[Collected data entries]
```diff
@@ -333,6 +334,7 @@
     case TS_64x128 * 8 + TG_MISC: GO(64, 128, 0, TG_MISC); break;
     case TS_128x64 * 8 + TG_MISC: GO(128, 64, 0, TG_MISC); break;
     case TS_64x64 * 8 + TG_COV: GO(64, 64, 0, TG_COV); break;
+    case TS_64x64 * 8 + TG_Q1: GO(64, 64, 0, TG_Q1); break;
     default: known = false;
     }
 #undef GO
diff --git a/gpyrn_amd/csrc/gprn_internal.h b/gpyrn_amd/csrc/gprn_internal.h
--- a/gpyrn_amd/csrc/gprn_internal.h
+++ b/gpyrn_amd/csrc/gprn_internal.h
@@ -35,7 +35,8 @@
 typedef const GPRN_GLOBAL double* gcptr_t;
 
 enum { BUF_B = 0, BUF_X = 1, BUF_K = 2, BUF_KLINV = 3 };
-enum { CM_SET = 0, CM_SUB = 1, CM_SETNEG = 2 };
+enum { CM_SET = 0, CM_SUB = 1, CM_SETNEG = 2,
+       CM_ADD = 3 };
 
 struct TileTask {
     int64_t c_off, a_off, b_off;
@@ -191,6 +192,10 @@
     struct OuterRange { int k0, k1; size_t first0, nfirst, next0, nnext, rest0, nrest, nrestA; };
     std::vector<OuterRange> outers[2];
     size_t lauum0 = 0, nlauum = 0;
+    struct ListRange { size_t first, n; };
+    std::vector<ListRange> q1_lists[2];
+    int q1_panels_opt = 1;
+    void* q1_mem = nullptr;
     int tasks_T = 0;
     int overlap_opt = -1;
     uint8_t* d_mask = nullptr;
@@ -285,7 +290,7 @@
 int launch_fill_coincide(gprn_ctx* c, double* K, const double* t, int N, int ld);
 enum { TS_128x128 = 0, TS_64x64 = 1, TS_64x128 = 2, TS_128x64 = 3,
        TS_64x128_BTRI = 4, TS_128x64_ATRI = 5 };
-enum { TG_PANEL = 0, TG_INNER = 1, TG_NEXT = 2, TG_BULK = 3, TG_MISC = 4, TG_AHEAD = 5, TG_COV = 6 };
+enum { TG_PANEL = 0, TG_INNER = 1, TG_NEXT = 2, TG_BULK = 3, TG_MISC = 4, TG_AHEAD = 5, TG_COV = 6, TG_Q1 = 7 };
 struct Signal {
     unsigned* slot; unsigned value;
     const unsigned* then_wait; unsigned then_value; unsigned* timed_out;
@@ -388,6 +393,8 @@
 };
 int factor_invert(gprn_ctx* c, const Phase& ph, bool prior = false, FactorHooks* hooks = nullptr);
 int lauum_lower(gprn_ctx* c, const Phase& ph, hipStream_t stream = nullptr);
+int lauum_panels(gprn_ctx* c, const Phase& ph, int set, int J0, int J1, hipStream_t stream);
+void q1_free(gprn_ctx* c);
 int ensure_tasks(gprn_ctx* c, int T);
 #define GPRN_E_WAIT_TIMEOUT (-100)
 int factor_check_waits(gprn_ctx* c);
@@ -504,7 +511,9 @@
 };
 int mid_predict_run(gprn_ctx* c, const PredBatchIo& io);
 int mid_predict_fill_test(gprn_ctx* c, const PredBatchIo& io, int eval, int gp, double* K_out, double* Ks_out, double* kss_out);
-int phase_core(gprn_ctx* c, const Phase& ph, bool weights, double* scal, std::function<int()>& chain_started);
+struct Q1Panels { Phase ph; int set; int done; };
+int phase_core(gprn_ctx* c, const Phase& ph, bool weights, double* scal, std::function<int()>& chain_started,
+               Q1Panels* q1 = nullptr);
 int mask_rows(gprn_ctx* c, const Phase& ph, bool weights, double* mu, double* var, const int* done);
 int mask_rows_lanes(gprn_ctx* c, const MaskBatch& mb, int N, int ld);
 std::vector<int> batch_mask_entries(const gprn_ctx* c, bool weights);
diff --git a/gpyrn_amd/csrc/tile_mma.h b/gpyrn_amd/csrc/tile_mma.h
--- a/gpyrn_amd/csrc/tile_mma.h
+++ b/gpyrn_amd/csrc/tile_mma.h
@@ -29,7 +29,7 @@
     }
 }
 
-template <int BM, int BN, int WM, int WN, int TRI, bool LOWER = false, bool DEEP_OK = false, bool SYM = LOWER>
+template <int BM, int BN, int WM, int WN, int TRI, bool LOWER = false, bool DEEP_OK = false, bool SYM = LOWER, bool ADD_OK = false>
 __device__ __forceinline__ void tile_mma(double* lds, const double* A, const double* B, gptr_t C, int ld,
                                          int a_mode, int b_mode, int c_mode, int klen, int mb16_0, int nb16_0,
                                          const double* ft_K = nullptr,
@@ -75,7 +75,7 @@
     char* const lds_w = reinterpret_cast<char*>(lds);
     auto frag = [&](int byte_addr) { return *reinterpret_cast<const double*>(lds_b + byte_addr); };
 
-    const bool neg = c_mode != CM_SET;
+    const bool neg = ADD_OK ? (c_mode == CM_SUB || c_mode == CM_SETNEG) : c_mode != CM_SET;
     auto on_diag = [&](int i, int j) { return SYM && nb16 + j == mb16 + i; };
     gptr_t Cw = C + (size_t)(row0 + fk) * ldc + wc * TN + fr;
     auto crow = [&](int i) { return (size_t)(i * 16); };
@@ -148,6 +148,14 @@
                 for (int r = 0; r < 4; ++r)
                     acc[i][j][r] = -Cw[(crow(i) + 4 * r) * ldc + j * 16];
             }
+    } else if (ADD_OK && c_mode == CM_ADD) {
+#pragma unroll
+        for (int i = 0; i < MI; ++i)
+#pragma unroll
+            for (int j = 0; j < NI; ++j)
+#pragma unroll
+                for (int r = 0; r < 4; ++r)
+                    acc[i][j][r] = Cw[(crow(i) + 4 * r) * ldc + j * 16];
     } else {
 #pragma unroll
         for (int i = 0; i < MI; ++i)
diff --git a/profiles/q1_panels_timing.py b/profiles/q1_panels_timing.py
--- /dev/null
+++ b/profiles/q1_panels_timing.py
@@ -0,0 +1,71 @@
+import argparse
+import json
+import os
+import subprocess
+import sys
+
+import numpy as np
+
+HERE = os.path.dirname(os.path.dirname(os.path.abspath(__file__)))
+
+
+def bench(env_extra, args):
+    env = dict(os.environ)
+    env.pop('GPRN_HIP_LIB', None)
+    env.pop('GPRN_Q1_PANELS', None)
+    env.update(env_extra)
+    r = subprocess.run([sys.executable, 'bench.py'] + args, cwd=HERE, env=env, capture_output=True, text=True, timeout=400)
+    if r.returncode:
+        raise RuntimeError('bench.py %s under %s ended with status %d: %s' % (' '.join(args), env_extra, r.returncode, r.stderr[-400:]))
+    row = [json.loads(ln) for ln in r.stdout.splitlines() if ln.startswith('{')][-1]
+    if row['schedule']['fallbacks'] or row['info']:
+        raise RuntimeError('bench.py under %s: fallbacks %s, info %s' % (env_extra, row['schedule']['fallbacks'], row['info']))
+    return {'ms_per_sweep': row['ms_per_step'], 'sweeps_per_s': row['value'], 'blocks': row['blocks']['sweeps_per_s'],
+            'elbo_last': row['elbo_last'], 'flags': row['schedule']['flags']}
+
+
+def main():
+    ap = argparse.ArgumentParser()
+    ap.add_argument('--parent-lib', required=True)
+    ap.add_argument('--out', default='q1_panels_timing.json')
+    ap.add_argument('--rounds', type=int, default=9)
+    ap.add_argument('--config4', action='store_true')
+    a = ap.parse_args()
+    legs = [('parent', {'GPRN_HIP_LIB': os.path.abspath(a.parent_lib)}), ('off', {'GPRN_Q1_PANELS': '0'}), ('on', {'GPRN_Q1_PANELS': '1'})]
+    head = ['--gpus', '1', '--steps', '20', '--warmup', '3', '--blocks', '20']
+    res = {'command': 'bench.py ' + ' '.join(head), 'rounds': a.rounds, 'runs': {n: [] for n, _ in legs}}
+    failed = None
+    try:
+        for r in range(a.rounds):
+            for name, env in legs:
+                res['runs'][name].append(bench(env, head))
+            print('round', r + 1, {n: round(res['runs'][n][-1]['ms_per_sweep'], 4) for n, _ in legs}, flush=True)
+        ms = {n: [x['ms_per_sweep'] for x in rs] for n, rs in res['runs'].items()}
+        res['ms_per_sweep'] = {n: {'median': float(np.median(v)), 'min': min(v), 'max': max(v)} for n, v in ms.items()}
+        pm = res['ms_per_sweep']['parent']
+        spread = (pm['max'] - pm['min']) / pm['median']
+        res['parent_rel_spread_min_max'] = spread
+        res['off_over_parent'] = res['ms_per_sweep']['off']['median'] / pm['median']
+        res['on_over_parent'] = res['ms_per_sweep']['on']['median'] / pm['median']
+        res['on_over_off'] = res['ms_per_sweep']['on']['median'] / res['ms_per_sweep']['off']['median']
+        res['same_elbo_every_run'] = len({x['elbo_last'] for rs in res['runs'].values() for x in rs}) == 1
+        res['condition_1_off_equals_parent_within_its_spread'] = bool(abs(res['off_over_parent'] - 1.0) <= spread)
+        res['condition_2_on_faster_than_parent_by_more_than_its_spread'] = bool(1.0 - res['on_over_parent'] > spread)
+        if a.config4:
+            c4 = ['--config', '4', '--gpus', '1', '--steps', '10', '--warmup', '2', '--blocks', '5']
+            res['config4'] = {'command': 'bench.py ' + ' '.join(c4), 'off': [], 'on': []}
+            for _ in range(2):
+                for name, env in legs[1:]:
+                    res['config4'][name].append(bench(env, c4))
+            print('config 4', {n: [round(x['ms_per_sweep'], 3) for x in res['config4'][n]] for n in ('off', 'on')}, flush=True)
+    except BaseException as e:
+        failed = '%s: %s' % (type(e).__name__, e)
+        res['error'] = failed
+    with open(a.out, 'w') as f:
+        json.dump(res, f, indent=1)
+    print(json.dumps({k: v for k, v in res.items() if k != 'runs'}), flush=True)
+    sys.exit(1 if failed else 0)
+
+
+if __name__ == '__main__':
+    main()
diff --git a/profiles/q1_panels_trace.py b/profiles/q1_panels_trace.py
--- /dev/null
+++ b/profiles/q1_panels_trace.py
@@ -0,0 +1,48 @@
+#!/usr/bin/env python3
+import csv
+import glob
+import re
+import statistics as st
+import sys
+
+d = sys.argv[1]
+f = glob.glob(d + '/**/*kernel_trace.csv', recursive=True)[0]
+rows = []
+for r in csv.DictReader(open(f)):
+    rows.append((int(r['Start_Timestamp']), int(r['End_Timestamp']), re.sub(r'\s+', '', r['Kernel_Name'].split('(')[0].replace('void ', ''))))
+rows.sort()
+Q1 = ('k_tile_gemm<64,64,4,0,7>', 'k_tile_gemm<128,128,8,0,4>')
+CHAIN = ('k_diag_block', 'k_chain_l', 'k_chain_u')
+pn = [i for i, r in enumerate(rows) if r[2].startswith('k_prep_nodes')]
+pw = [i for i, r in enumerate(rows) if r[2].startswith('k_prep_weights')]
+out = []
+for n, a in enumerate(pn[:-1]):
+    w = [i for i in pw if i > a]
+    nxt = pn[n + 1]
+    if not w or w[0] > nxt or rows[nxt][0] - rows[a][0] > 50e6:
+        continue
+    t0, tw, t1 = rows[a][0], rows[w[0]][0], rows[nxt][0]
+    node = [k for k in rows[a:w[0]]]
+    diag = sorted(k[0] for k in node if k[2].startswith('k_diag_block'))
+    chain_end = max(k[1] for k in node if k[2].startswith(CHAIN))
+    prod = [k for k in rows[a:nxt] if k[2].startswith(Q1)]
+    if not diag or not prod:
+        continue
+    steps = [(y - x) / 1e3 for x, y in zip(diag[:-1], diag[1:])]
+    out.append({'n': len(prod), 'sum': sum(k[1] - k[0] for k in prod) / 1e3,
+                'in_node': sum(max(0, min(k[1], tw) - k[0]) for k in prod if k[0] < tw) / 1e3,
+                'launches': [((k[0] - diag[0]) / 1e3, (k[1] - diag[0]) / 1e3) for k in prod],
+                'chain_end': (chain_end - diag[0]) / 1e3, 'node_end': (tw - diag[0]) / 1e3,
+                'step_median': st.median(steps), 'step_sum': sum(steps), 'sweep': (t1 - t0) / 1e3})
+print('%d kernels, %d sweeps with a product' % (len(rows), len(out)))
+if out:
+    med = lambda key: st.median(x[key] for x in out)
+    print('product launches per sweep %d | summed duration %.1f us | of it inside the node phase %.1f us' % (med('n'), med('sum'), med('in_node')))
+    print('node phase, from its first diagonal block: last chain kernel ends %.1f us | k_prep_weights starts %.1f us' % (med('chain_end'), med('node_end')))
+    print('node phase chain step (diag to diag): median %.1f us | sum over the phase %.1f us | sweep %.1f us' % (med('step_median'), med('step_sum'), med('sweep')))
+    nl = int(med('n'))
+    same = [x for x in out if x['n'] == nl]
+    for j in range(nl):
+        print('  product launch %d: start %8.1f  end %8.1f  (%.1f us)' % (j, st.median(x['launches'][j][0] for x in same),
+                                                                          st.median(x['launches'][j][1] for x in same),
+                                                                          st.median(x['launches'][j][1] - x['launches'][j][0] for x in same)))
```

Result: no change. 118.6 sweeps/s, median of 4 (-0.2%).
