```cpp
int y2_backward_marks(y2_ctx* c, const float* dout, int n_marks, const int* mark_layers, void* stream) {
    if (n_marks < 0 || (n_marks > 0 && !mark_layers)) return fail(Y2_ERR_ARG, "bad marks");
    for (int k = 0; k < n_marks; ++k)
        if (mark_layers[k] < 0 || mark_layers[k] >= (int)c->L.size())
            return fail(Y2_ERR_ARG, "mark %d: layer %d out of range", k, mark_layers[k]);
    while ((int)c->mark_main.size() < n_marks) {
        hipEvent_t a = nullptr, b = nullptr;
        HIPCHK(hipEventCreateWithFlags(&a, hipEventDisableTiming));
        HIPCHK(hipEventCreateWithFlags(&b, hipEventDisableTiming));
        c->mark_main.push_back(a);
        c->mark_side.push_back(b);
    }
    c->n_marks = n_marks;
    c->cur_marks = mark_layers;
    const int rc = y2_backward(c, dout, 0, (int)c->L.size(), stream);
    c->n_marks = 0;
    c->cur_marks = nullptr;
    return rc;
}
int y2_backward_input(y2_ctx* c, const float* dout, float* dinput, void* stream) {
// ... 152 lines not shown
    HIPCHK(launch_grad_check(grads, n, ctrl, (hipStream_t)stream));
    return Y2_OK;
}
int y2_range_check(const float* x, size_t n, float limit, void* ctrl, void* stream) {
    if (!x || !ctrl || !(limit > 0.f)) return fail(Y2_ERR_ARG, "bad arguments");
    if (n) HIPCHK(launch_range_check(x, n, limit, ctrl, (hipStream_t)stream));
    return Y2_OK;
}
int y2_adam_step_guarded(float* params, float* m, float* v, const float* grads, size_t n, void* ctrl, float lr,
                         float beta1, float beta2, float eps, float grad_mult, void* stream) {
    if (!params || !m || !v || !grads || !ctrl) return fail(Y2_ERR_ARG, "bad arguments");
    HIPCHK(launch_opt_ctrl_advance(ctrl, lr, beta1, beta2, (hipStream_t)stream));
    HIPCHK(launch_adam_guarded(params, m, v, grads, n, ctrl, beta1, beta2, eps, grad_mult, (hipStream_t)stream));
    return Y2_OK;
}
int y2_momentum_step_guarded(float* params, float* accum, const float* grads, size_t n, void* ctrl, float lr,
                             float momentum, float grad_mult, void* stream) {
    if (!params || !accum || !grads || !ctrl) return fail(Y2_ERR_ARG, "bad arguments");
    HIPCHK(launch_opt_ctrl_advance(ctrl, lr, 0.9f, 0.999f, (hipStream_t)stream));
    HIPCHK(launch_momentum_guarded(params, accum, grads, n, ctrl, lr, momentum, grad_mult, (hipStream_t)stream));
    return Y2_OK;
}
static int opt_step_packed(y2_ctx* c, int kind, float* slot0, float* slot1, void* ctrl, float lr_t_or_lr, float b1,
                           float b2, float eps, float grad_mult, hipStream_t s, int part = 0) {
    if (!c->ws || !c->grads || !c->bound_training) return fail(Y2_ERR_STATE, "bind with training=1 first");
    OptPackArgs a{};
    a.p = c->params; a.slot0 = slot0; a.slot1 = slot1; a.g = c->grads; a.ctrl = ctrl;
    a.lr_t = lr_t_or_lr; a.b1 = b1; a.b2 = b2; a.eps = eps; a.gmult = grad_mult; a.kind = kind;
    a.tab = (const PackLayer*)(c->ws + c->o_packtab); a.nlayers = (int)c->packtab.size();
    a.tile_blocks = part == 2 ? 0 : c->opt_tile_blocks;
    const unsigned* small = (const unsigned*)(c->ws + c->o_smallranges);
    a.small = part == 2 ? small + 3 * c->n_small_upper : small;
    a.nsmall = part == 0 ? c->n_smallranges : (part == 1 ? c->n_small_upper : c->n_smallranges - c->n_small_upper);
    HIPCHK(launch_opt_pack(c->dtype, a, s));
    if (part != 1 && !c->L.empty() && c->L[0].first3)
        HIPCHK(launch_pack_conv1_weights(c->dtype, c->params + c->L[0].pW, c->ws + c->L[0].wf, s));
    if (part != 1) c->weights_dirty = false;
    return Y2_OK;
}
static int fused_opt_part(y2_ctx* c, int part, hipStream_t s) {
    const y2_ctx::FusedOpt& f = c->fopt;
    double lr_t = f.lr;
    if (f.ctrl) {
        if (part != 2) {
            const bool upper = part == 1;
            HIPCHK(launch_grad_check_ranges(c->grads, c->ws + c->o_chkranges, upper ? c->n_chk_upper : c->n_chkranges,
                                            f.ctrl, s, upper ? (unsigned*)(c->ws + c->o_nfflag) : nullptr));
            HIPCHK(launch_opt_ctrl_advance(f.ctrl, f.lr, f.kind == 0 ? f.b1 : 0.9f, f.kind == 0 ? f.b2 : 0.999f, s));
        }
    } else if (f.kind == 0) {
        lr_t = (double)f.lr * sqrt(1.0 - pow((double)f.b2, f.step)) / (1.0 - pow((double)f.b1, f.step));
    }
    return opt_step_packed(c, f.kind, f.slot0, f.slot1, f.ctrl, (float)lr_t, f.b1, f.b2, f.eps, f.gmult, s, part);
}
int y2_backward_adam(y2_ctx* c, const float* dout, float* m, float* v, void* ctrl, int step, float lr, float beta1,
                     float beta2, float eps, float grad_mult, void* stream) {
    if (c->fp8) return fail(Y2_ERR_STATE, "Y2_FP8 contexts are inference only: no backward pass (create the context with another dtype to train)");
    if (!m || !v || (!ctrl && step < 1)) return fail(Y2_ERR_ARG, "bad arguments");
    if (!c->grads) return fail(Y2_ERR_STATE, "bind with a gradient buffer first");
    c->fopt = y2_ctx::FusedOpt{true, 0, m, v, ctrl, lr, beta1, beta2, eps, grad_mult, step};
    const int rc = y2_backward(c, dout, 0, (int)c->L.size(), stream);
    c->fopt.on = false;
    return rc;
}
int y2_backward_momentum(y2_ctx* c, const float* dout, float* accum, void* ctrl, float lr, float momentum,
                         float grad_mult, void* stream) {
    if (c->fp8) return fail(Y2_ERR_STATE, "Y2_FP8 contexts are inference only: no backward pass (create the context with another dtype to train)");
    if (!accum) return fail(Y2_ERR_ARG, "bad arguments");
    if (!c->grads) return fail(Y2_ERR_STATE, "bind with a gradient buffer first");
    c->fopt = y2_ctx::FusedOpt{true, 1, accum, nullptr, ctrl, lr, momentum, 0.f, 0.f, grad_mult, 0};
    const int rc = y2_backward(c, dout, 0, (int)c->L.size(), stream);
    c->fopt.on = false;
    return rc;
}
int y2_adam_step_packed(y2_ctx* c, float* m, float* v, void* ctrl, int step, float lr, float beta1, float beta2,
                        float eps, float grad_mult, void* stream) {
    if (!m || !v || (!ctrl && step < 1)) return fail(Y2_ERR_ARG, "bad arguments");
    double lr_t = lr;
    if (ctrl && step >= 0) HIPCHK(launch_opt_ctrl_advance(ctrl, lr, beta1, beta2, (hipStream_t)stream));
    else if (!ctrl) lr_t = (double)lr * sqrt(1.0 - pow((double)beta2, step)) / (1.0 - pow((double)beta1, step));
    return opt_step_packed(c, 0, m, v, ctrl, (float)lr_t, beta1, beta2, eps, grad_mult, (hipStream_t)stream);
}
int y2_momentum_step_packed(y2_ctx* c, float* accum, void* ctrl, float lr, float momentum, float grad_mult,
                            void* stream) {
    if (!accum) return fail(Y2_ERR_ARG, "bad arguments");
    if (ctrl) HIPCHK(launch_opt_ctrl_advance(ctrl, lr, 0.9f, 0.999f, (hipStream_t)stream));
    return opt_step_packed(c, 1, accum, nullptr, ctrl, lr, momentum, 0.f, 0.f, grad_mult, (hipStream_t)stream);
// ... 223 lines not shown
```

◆ About this task:
Using the records given above, list every line that includes the word "None".

◆ Response to the exercise:
+    env.pop('GPRN_HIP_LIB', None)
+    env.pop('GPRN_Q1_PANELS', None)
+    failed = None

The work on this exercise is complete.